DATA 624 Homework 2

3.1

Consider the GDP information in global_economy. Plot the GDP per capita for each country over time. Which country has the highest GDP per capita? How has this changed over time?

global_economy %>%
  autoplot(GDP / Population, show.legend =  FALSE) +
  labs(title= "GDP per capita", y = "$US")

global_economy %>%
  mutate(GDP_per_capita = GDP / Population) %>%
  filter(GDP_per_capita == max(GDP_per_capita, na.rm = TRUE)) %>%
  select(Country, GDP_per_capita)

## # A tsibble: 1 x 3 [1Y]
## # Key:       Country [1]
##   Country GDP_per_capita  Year
##   <fct>            <dbl> <dbl>
## 1 Monaco         185153.  2014

global_economy %>%
  filter(Country == "Monaco") %>%
  autoplot(GDP/Population) +
  labs(title= "GDP per capita for Monaco", y = "$US")

Monaco has the highest GDP per capita documented. Overtime, it has increased and seems to be greater than the other countries mostly. The GDP per capita has an increasing trend for majority of the countries.

3.2

For each of the following series, make a graph of the data. If transforming seems appropriate, do so and describe the effect.
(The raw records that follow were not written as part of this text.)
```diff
+            for (int i = lane; i < rowq; i += 64) {
+                const f32x4 t = reinterpret_cast<const f32x4*>(gsl)[q * rowq + i];
+                v += (t[0] + t[1]) + (t[2] + t[3]);
+            }
+#pragma unroll
+            for (int o = 32; o >= 1; o >>= 1) v += __shfl_xor(v, o, 64);
+            if (lane == 0) bpart[(size_t)n * CT + q] = v;
+        }
     }
     if (amax_parts && threadIdx.x == 0) {
         float r = uam[0];
@@ -1008,12 +1213,32 @@
     hipLaunchKernelGGL((gn_relu_fwd_reg_kernel<F, UPW>), grid, block, 0, s, src, gamma, beta, C, H, W, groups, P, eps, d0, d1,
                        mean, rstd, ap);
 }
+int g_gn_stage_form = -1;
 template <int F, int UPW>
 bool launch_bwd_stage(dim3 grid, dim3 block, hipStream_t s, size_t lds, const float* y, const float* gamma,
                       const float* beta, const float* mean, const float* rstd, int C, int H, int W, int groups, int P,
                       View g0, View g1, float* dy, float* part, float* wpart, float* bpart) {
     if (UPW != 1 || block.x != 1024 || g0.ctot != 4) return false;
     float* amax_parts = gn_take_link_out(dy, C, 0, 0, C, grid.x, (size_t)(grid.x / groups) * C * H * W);
+    if constexpr (F == 8 && UPW == 1) {
+        if (P == 2 && g_gn_stage_form != 0) {
+            static bool regs_attr_set = false;
+            if (!regs_attr_set) {
+                (void)hipFuncSetAttribute(reinterpret_cast<const void*>(&gn_relu_bwd_stage_regs_kernel<4, true>),
+                                          hipFuncAttributeMaxDynamicSharedMemorySize, 150 * 1024);
+                (void)hipFuncSetAttribute(reinterpret_cast<const void*>(&gn_relu_bwd_stage_regs_kernel<4, false>),
+                                          hipFuncAttributeMaxDynamicSharedMemorySize, 150 * 1024);
+                regs_attr_set = true;
+            }
+            if (wpart)
+                hipLaunchKernelGGL((gn_relu_bwd_stage_regs_kernel<4, true>), grid, dim3(512), lds, s, y, gamma, beta, mean, rstd, C,
+                                   groups, g0, dy, part, wpart, bpart, amax_parts);
+            else
+                hipLaunchKernelGGL((gn_relu_bwd_stage_regs_kernel<4, false>), grid, dim3(512), lds, s, y, gamma, beta, mean, rstd, C,
+                                   groups, g0, dy, part, wpart, bpart, amax_parts);
+            return true;
+        }
+    }
     constexpr bool KEEP = F < 8;
     static bool attr_set = false;
     if (!attr_set) {
@@ -1462,6 +1687,13 @@
     View v0{const_cast<float*>(g_out), Cout, 0, 3, w, C, gate}, v1{nullptr, 0, 0, 0, nullptr, 0, nullptr};
     return gn_relu_bwd_impl(y, gamma, beta, mean, rstd, N, C, H, W, groups, v0, v1, dy, dgamma, dbeta, dbias, ws,
                             ws_bytes, stream, wpart, bpart);
+}
+
+int gx_gn_stage_form(int form) {
+    GX_CHECK_ARG(form == -1 || form == 0, "gx_gn_stage_form: form must be -1 (default: y held in registers where the plan allows) "
+                                          "or 0 (the two-pass form)");
+    g_gn_stage_form = form;
+    return GX_OK;
 }
 
 int gx_gn_relu_bwd_proj_fuses_wgrad(int C, int H, int W, int groups, int Cout) {
diff --git a/genesis_amd/hip_ops.py b/genesis_amd/hip_ops.py
--- a/genesis_amd/hip_ops.py
+++ b/genesis_amd/hip_ops.py
@@ -1385,6 +1385,10 @@
     return dy, (dgamma, dbeta, dbias), (dw, db, dgate)
 
 
+def gn_stage_form(form):
+    _lib.call('gx_gn_stage_form', int(form))
+
+
 def gn_relu_bwd_proj(y, gamma, beta, mean, rstd, groups, g_out, w, want_dbias=False, out=None, gate=None,
                      parts=(None, None)):
     _chk(y, 'gn_bwd_proj.y'); _chk(g_out, 'gn_bwd_proj.g'); _chk(w, 'gn_bwd_proj.w')
diff --git a/include/genesis_hip.h b/include/genesis_hip.h
--- a/include/genesis_hip.h
+++ b/include/genesis_hip.h
@@ -93,6 +93,7 @@
                         const float* gate, float* dy, float* dgamma, float* dbeta, float* dbias, float* wpart,
                         float* bpart, void* ws, size_t ws_bytes, gx_stream_t stream);
 int gx_gn_relu_bwd_proj_fuses_wgrad(int C, int H, int W, int groups, int Cout);
+int gx_gn_stage_form(int form);
 int gx_gn_relu_active_count(const float* y, const float* gamma, const float* beta, const float* mean, const float* rstd, int N,
                             int C, int H, int W, int groups, unsigned long long* count, gx_stream_t stream);
 size_t gx_gn_relu_bwd_proj_ws_bytes(int N, int C, int H, int W, int groups, int Cout);
```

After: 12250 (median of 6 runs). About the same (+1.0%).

United States GDP from global_economy.

There was no transformation done here, as the increasing population did not seem to have an effect on the GDP. The only transformation that was done here was for readability and converting the GDP in terms of trillions.

global_economy %>%
  filter(Country == "United States") %>%
  autoplot(GDP / 10 ^ 12) +
  labs(title= "GDP, United States", y = "$US (in trillions)")
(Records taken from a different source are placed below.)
@@ -1472,7 +1487,8 @@
                         st = 0;
                     } else if (dim < 0) {
                         if (BITS) {
-                            st = 2;
+                            if (SETS_AT_LEAVES) below = (unsigned long long)__double_as_longlong(blob[sd.off_nset + node]) & ~mask.w[0];
+                            st = (SETS_AT_LEAVES && below == 0ull) ? 0 : 2;
                             cand = below;
                         } else {
                             const long long w1 = __double_as_longlong(rec.y);
@@ -1494,8 +1510,9 @@
                         const bool near_only = (ntu < tp - NDT_EPS) & alive;
                         const bool far_only = !near_only & (ntl > tp + NDT_EPS) & alive;
                         const bool both = !near_only & !far_only;
-                        if (both & (lt > tp)) {
-                            if (LSTACK) { ls.node[sp] = node; ls.tu[sp] = ntu; }
+                        if (POP ? (both & alive) : (both & (lt > tp))) {
+                            if (POP) { ls.node[sp] = far; ls.t[sp] = tp; }
+                            else if (LSTACK) { ls.node[sp] = node; ls.t[sp] = ntu; }
                             else { st_node[sp] = far; st_a[sp] = tp; st_tu[sp] = ntu; }
                             sp += LSTACK ? ls.stride : 1;
                         }
diff --git a/ndt_amd/csrc/ndt_kernels.hip b/ndt_amd/csrc/ndt_kernels.hip
--- a/ndt_amd/csrc/ndt_kernels.hip
+++ b/ndt_amd/csrc/ndt_kernels.hip
@@ -298,6 +298,29 @@
     return 7;
 }
 #endif
+constexpr int trace_walk_mask(int mw, bool lstack) { return (lstack ? 1 : 0) | (mw == 1 ? 2 : 0); }
+#ifdef NDT_POP_STEP
+constexpr int trace_walk_steps(int, int mw, bool lstack, bool) { return (NDT_POP_STEP) & trace_walk_mask(mw, lstack); }
+#else
+constexpr int trace_walk_steps(int n, int mw, bool lstack, bool prim)
+{
+    constexpr int take[10][6] = {
+        { 3, 3, 1, 1, 2, 2 },
+        { 3, 3, 0, 1, 2, 2 },
+        { 2, 2, 1, 0, 2, 2 },
+        { 3, 2, 0, 0, 0, 2 },
+        { 0, 0, 0, 1, 2, 2 },
+        { 3, 0, 1, 0, 2, 2 },
+        { 2, 2, 0, 1, 2, 2 },
+        { 3, 2, 0, 0, 2, 2 },
+        { 2, 2, 0, 1, 2, 2 },
+        { 2, 2, 0, 0, 2, 2 },
+    };
+    const int col = lstack ? (mw == 1 ? 0 : 2) + (prim ? 1 : 0) : 4 + (prim ? 1 : 0);
+    if (n < 3 || n > 12 || (mw != 1 && !(mw == 4 && lstack))) return 0;
+    return take[n - 3][col] & trace_walk_mask(mw, lstack);
+}
+#endif
 NDT_DEV KernargBytes karg_here()
 {
     KernargBytes p = (KernargBytes)__builtin_amdgcn_kernarg_segment_ptr();
@@ -348,6 +371,8 @@
 {
     constexpr int STEPS = trace_head_steps(N, MW, LSTACK, PRIM);
     constexpr bool KARG = (STEPS & 1) != 0, SEG_ONCE = (STEPS & 2) != 0, LAZY = (STEPS & 4) != 0;
+    constexpr int WALK = trace_walk_steps(N, MW, LSTACK, PRIM);
+    constexpr bool POP = (WALK & 1) != 0, LEAF_SETS = (WALK & 2) != 0;
     extern __shared__ __attribute__((aligned(16))) double lds_blob[];
     const double *blob = gblob;
     if (LDS) {
@@ -369,7 +394,7 @@
         double *base = lds_blob + ((sd.trace_words + 1) & ~1);
         const int depth = sd.kd_depth + 1;
         kstack.stride = blockDim.x;
-        kstack.tu = base + threadIdx.x;
+        kstack.t = base + threadIdx.x + (POP ? blockDim.x : 0);
         kstack.node = (int *)(base + (size_t)depth * blockDim.x) + threadIdx.x;
     }
     VisitMask<MW> mask;
@@ -391,6 +416,7 @@
 #ifdef NDT_PHASE_TIMING
     unsigned long long ph[8] = { 0, 0, 0, 0, 0, 0, 0, 0 };
     unsigned long long acc[24];
+    unsigned long long pops[3] = { 0, 0, 0 };
     for (int i = 0; i < 24; ++i) acc[i] = 0ull;
     unsigned long long out_last = __builtin_readcyclecounter();
     unsigned long long batch_mark = 0;
@@ -563,7 +589,7 @@
         const double lim = (live && part.lim) ? part.lim[g] : -1.0;
         int obj, prim;
 #ifdef NDT_PHASE_TIMING
-        unsigned int cnt[8] = { 0, 0, 0, 0, 0, 0, 0, 0 };
+        unsigned int cnt[12] = { 0, 0, 0, 0, 0, 0, 0, 0, 0, 0, 0, 0 };
         unsigned int occ[8] = { 0, 0, 0, 0, 0, 0, 0, 0 };
         ph[6] += __builtin_readcyclecounter() - out_last;
         batch_mark = wall_clock64();
@@ -571,7 +597,7 @@
             obj = (o[0] + v[0] + lim > 1e300) ? 0 : -1;
             prim = -1;
         } else
-        trace_kd<N, MW, LSTACK, MW == 0, LAZY>(blob, sd, mask, o, v, lim, obj, prim, ph, cnt, occ, kstack, cls, live, box_slot);
+        trace_kd<N, MW, LSTACK, MW == 0, LAZY, POP, LEAF_SETS>(blob, sd, mask, o, v, lim, obj, prim, ph, cnt, occ, kstack, cls, live, box_slot);
         out_last = __builtin_readcyclecounter();
         if (ws.dbg && lane == __ffsll((long long)__ballot(1)) - 1) {
             const unsigned long long now = wall_clock64();
@@ -585,6 +611,7 @@
                 for (int i = 0; i < 8; ++i) acc[(in_seg ? 16 : 8) + i] += occ[i];
             for (int i = 0; i < 6; ++i) acc[i] += cnt[i];
             acc[6] += 1ull;
+            for (int i = 0; i < 3; ++i) pops[i] += cnt[6 + i];
             if (ws.dbg) {
                 unsigned int nv = cnt[0], ng = cnt[1] + cnt[3], ni = cnt[2] + cnt[4];
                 for (int d = 32; d > 0; d >>= 1) {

Slaughter of Victorian “Bulls, bullocks and steers” in aus_livestock.

There was no transformation done here but an overall decreasing trend can be observed.

aus_livestock %>%
  filter(Animal == "Bulls, bullocks and steers",
         State == "Victoria") %>%
  autoplot(Count) +
  labs(title= "Slaughter of Victoria Bulls, Bullocks, and Steers")

Victorian Electricity Demand from vic_elec.

The data was transformed such to reflect daily electricity demand instead of half-hourly demand. This allows us to see the seasonality better and the variations in days. It can be said that there is a significant increase in electricity in the summers and another increase mid-year around the winter time, when people are home more. It is also interesting to see monthly electricity demands which shows the seasonal change more.

v <- vic_elec %>%
  group_by(Date) %>%
  mutate(Demand = sum(Demand)) %>%
  distinct(Date, Demand)

v %>% 
  as_tsibble(index = Date) %>%
  autoplot(Demand) +
  labs(title= "Daily Victorian Electricity Demand", y = "$US (in trillions)") 

v %>%
  mutate(Date = yearmonth(Date)) %>%
  group_by(Date) %>%
  summarise(Demand = sum(Demand)) %>%
  as_tsibble(index = Date) %>%
  autoplot(Demand) +
  labs(title= "Monthly Victorian Electricity Demand", y = "$US (in trillions)")

Gas production from aus_production.

Since there is a variation with the level of the series, a box-cox transformation may be useful. This makes the seasonal variation around the same across the whole series.

aus_production %>%
  autoplot(Gas) +
  labs(title = "Non-Transformed Gas Production")

lambda <- aus_production %>%
  features(Gas, features = guerrero) %>%
  pull(lambda_guerrero)

aus_production %>%
  autoplot(box_cox(Gas, lambda)) +
  labs(y = "", title = TeX(paste0("Transformed Gas Production with $\\lambda$ = ",
         round(lambda,2))))

3.3

Why is a Box-Cox transformation unhelpful for the canadian_gas data?

canadian_gas %>%
  autoplot(Volume) +
  labs(title = "Non-Transformed Gas Production")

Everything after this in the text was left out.